## WHAT THE TASK REQUIRES
All that should come back is the lines of the data below from the one containing "torch::Tensor seg_start, torch::Tensor" to the one containing "X.code2id = (const", inclusive, exactly as they stand.

INFORMATION SUPPLIED section start

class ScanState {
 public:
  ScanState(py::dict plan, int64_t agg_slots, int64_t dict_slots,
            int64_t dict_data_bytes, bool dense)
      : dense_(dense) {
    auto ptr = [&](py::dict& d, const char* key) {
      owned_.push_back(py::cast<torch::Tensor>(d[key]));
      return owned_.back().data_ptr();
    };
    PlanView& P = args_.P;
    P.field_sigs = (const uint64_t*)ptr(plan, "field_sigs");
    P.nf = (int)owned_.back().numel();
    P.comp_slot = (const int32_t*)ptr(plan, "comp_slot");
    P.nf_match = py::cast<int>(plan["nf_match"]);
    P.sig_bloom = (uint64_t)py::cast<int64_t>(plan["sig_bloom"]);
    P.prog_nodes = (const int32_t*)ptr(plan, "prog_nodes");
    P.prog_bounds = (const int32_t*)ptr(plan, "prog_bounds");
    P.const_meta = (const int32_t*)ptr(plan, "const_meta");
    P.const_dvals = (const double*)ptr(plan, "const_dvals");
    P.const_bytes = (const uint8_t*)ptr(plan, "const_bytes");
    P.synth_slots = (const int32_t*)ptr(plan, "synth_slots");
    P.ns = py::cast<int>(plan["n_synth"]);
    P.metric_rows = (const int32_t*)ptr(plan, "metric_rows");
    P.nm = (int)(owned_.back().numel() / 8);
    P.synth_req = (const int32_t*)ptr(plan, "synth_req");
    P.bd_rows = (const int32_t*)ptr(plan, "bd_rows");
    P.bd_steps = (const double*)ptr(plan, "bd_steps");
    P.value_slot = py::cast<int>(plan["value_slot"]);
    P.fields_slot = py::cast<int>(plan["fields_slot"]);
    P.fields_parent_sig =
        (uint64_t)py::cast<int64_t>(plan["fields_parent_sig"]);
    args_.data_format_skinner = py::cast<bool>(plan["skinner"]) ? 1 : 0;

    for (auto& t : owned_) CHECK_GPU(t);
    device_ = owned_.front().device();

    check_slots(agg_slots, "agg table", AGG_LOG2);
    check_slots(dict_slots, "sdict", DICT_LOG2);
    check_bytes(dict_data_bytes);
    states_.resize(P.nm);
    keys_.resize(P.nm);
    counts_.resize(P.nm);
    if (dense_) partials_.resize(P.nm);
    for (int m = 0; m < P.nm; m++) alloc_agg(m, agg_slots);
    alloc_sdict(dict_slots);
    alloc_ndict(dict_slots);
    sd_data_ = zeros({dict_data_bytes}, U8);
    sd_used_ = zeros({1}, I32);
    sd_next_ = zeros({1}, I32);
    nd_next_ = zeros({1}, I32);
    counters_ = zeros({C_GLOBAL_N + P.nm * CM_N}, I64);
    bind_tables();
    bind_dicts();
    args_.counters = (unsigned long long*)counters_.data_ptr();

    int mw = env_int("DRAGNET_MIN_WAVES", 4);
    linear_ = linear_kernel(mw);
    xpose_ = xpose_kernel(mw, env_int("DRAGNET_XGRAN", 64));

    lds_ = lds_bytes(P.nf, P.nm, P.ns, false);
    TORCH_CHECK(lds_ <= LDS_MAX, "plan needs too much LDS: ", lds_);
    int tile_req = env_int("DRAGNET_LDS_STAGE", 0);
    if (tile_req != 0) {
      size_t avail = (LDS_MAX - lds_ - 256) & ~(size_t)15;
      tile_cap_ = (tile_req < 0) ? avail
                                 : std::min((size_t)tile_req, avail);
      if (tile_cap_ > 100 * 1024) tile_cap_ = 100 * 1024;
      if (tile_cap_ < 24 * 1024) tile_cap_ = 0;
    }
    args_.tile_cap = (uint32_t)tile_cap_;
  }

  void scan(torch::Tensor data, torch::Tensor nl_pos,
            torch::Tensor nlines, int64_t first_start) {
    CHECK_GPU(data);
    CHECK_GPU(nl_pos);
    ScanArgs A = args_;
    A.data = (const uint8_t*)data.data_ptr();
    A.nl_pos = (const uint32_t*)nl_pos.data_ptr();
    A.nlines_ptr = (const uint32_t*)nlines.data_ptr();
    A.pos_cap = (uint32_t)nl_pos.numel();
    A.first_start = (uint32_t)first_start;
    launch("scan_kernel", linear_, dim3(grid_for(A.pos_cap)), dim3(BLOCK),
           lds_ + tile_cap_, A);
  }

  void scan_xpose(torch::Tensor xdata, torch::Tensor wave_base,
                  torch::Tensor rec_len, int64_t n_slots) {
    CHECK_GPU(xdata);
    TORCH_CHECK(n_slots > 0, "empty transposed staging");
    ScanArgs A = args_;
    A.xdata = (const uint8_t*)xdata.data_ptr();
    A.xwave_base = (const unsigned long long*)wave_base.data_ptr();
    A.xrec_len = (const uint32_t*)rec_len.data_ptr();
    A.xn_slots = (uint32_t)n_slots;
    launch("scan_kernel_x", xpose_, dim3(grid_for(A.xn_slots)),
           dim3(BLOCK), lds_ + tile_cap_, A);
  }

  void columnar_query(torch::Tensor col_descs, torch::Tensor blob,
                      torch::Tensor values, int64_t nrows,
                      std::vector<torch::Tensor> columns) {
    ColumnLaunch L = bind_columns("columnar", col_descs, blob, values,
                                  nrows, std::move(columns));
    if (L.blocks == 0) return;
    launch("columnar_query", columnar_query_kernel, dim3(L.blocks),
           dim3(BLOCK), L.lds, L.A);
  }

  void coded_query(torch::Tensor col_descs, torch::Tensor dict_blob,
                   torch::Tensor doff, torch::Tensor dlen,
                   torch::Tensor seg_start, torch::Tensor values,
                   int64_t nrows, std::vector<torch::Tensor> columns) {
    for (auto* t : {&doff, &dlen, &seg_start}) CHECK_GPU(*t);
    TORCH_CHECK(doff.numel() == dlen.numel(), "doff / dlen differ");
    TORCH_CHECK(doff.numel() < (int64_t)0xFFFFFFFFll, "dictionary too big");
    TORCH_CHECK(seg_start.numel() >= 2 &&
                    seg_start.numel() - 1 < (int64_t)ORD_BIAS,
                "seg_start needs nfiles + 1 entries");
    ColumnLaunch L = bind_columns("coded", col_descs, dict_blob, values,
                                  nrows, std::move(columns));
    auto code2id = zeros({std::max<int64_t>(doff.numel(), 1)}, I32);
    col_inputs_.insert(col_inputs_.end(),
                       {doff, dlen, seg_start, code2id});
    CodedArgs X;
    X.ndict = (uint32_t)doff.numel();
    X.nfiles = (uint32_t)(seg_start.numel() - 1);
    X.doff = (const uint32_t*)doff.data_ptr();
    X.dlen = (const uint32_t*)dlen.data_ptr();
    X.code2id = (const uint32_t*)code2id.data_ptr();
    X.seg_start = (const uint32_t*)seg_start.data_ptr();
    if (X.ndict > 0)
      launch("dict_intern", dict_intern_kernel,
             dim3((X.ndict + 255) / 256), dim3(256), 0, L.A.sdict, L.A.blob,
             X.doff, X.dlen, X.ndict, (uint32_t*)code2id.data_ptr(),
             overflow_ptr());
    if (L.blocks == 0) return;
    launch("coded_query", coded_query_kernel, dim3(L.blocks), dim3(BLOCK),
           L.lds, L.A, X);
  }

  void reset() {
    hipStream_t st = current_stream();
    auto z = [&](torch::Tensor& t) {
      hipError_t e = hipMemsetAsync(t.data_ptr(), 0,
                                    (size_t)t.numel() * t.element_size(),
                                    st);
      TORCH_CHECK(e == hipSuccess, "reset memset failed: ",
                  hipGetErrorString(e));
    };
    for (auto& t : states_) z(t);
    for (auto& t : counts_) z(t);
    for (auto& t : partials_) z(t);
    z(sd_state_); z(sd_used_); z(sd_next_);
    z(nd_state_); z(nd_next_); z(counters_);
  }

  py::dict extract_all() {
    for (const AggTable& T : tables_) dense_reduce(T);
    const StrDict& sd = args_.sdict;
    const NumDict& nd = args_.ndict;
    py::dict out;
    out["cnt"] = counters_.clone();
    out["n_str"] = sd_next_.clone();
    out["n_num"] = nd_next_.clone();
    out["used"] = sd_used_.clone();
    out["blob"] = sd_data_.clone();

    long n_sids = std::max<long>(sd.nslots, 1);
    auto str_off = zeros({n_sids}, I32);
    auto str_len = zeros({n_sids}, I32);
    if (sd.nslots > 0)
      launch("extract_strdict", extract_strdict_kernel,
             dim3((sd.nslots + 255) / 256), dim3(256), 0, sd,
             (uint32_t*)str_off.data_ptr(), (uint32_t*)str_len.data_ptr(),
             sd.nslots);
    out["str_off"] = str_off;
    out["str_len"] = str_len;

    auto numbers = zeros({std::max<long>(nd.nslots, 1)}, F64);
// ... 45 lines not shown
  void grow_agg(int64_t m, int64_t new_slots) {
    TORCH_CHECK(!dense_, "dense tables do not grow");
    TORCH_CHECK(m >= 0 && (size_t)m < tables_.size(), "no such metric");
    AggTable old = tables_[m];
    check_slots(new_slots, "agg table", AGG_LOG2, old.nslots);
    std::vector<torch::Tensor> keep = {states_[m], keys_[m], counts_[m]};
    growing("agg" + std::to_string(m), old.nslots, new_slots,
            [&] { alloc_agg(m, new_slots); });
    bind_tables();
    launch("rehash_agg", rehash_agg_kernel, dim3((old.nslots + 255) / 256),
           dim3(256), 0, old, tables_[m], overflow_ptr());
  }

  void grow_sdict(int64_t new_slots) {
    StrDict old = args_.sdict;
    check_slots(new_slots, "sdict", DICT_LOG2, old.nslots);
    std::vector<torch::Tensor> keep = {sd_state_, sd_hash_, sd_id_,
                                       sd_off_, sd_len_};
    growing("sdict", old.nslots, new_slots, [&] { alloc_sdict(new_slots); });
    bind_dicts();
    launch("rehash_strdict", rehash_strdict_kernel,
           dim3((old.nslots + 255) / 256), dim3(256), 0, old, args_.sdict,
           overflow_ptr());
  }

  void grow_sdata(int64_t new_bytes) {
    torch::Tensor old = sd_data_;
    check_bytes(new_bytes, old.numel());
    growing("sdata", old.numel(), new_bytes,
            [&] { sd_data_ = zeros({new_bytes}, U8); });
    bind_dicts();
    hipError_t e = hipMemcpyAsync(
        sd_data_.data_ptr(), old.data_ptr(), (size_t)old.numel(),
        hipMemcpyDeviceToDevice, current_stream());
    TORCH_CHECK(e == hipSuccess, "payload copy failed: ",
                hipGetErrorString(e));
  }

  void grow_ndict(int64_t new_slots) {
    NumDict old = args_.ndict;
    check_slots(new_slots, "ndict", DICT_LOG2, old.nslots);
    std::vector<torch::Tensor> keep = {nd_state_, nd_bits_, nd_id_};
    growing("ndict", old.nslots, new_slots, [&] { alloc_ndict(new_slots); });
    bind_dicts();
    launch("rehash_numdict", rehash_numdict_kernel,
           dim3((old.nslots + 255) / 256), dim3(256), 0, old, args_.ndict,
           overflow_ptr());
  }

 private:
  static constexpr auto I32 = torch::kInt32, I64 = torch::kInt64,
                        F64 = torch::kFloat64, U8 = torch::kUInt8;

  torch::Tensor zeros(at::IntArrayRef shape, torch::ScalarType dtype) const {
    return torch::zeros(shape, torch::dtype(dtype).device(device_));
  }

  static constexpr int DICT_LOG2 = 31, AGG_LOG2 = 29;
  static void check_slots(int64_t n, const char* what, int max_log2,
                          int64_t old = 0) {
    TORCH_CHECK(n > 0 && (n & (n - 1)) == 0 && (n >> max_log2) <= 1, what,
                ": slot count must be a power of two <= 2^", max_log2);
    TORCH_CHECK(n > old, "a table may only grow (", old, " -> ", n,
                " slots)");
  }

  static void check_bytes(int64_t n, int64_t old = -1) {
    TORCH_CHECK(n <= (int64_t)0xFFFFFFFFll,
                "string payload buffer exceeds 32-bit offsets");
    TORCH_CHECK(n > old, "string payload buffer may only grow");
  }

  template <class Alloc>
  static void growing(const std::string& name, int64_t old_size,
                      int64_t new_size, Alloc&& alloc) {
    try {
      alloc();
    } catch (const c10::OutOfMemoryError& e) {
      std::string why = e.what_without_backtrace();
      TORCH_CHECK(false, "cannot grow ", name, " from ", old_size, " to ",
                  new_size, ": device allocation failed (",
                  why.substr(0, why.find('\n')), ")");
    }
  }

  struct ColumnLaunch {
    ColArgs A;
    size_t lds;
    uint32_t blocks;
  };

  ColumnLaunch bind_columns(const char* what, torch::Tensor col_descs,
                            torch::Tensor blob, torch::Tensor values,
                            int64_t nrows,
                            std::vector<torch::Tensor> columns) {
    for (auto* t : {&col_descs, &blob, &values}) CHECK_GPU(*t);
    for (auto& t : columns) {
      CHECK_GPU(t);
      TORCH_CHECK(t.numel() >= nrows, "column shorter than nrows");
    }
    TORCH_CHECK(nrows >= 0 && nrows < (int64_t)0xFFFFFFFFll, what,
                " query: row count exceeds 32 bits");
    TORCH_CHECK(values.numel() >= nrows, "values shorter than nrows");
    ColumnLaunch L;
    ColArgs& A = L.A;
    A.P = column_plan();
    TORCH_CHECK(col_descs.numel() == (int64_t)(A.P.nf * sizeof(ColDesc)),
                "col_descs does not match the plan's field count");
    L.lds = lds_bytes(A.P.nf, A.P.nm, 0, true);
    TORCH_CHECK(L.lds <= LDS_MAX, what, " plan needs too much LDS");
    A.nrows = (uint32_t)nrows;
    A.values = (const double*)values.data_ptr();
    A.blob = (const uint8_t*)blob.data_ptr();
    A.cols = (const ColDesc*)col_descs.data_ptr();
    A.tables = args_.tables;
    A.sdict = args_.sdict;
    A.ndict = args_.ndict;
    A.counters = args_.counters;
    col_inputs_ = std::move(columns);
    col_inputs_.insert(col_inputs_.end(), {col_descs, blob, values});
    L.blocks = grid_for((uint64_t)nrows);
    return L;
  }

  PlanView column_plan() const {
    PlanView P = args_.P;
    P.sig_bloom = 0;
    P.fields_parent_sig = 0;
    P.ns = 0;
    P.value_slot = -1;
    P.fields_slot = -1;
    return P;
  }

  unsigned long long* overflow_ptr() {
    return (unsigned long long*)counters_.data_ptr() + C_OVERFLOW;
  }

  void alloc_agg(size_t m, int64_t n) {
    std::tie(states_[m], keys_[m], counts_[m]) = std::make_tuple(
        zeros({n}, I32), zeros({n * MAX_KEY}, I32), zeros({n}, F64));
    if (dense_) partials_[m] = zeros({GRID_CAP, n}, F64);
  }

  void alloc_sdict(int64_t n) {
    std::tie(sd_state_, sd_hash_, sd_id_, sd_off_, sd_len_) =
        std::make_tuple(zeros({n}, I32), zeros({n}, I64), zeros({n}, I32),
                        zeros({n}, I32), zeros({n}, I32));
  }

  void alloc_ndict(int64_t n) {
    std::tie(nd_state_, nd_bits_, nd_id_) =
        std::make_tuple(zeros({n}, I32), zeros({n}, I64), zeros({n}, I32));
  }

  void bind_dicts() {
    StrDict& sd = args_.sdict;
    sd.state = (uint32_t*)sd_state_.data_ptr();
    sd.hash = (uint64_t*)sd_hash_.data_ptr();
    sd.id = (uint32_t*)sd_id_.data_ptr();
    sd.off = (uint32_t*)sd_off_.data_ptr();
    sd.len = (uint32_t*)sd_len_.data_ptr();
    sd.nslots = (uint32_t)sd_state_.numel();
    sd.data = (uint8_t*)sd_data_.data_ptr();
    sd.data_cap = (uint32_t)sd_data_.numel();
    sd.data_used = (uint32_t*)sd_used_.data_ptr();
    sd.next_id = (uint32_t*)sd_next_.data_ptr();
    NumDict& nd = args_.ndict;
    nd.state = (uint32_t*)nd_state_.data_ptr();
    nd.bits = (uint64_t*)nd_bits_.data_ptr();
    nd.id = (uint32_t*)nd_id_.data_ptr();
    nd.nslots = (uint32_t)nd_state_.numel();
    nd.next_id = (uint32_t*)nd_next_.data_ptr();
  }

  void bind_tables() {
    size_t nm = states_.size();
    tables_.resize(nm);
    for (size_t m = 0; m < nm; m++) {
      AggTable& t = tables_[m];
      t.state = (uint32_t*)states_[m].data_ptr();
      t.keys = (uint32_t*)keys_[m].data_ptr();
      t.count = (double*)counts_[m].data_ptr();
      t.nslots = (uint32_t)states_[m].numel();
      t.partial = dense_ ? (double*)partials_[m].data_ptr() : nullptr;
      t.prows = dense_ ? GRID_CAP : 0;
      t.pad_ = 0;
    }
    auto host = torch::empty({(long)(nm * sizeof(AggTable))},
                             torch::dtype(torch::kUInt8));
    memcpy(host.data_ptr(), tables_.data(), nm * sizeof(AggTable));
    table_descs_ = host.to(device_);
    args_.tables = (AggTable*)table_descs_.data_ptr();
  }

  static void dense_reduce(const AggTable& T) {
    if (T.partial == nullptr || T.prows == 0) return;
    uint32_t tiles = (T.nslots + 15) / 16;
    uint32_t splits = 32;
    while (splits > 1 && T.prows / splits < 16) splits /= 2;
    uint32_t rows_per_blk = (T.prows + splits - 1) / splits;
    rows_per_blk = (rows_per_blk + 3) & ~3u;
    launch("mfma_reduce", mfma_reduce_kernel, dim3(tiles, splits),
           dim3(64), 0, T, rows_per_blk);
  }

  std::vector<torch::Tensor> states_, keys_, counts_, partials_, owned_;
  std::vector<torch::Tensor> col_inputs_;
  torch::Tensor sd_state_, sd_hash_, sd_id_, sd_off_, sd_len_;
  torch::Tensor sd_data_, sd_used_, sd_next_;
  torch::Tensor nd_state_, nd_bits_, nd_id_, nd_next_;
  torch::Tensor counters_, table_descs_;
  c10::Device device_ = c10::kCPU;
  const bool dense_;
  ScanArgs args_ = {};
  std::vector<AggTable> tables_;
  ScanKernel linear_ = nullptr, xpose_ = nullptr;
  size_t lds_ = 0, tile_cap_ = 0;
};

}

INFORMATION SUPPLIED section end

## WRITTEN RESPONSE
                   torch::Tensor seg_start, torch::Tensor values,
                   int64_t nrows, std::vector<torch::Tensor> columns) {
    for (auto* t : {&doff, &dlen, &seg_start}) CHECK_GPU(*t);
    TORCH_CHECK(doff.numel() == dlen.numel(), "doff / dlen differ");
    TORCH_CHECK(doff.numel() < (int64_t)0xFFFFFFFFll, "dictionary too big");
    TORCH_CHECK(seg_start.numel() >= 2 &&
                    seg_start.numel() - 1 < (int64_t)ORD_BIAS,
                "seg_start needs nfiles + 1 entries");
    ColumnLaunch L = bind_columns("coded", col_descs, dict_blob, values,
                                  nrows, std::move(columns));
    auto code2id = zeros({std::max<int64_t>(doff.numel(), 1)}, I32);
    col_inputs_.insert(col_inputs_.end(),
                       {doff, dlen, seg_start, code2id});
    CodedArgs X;
    X.ndict = (uint32_t)doff.numel();
    X.nfiles = (uint32_t)(seg_start.numel() - 1);
    X.doff = (const uint32_t*)doff.data_ptr();
    X.dlen = (const uint32_t*)dlen.data_ptr();
    X.code2id = (const uint32_t*)code2id.data_ptr();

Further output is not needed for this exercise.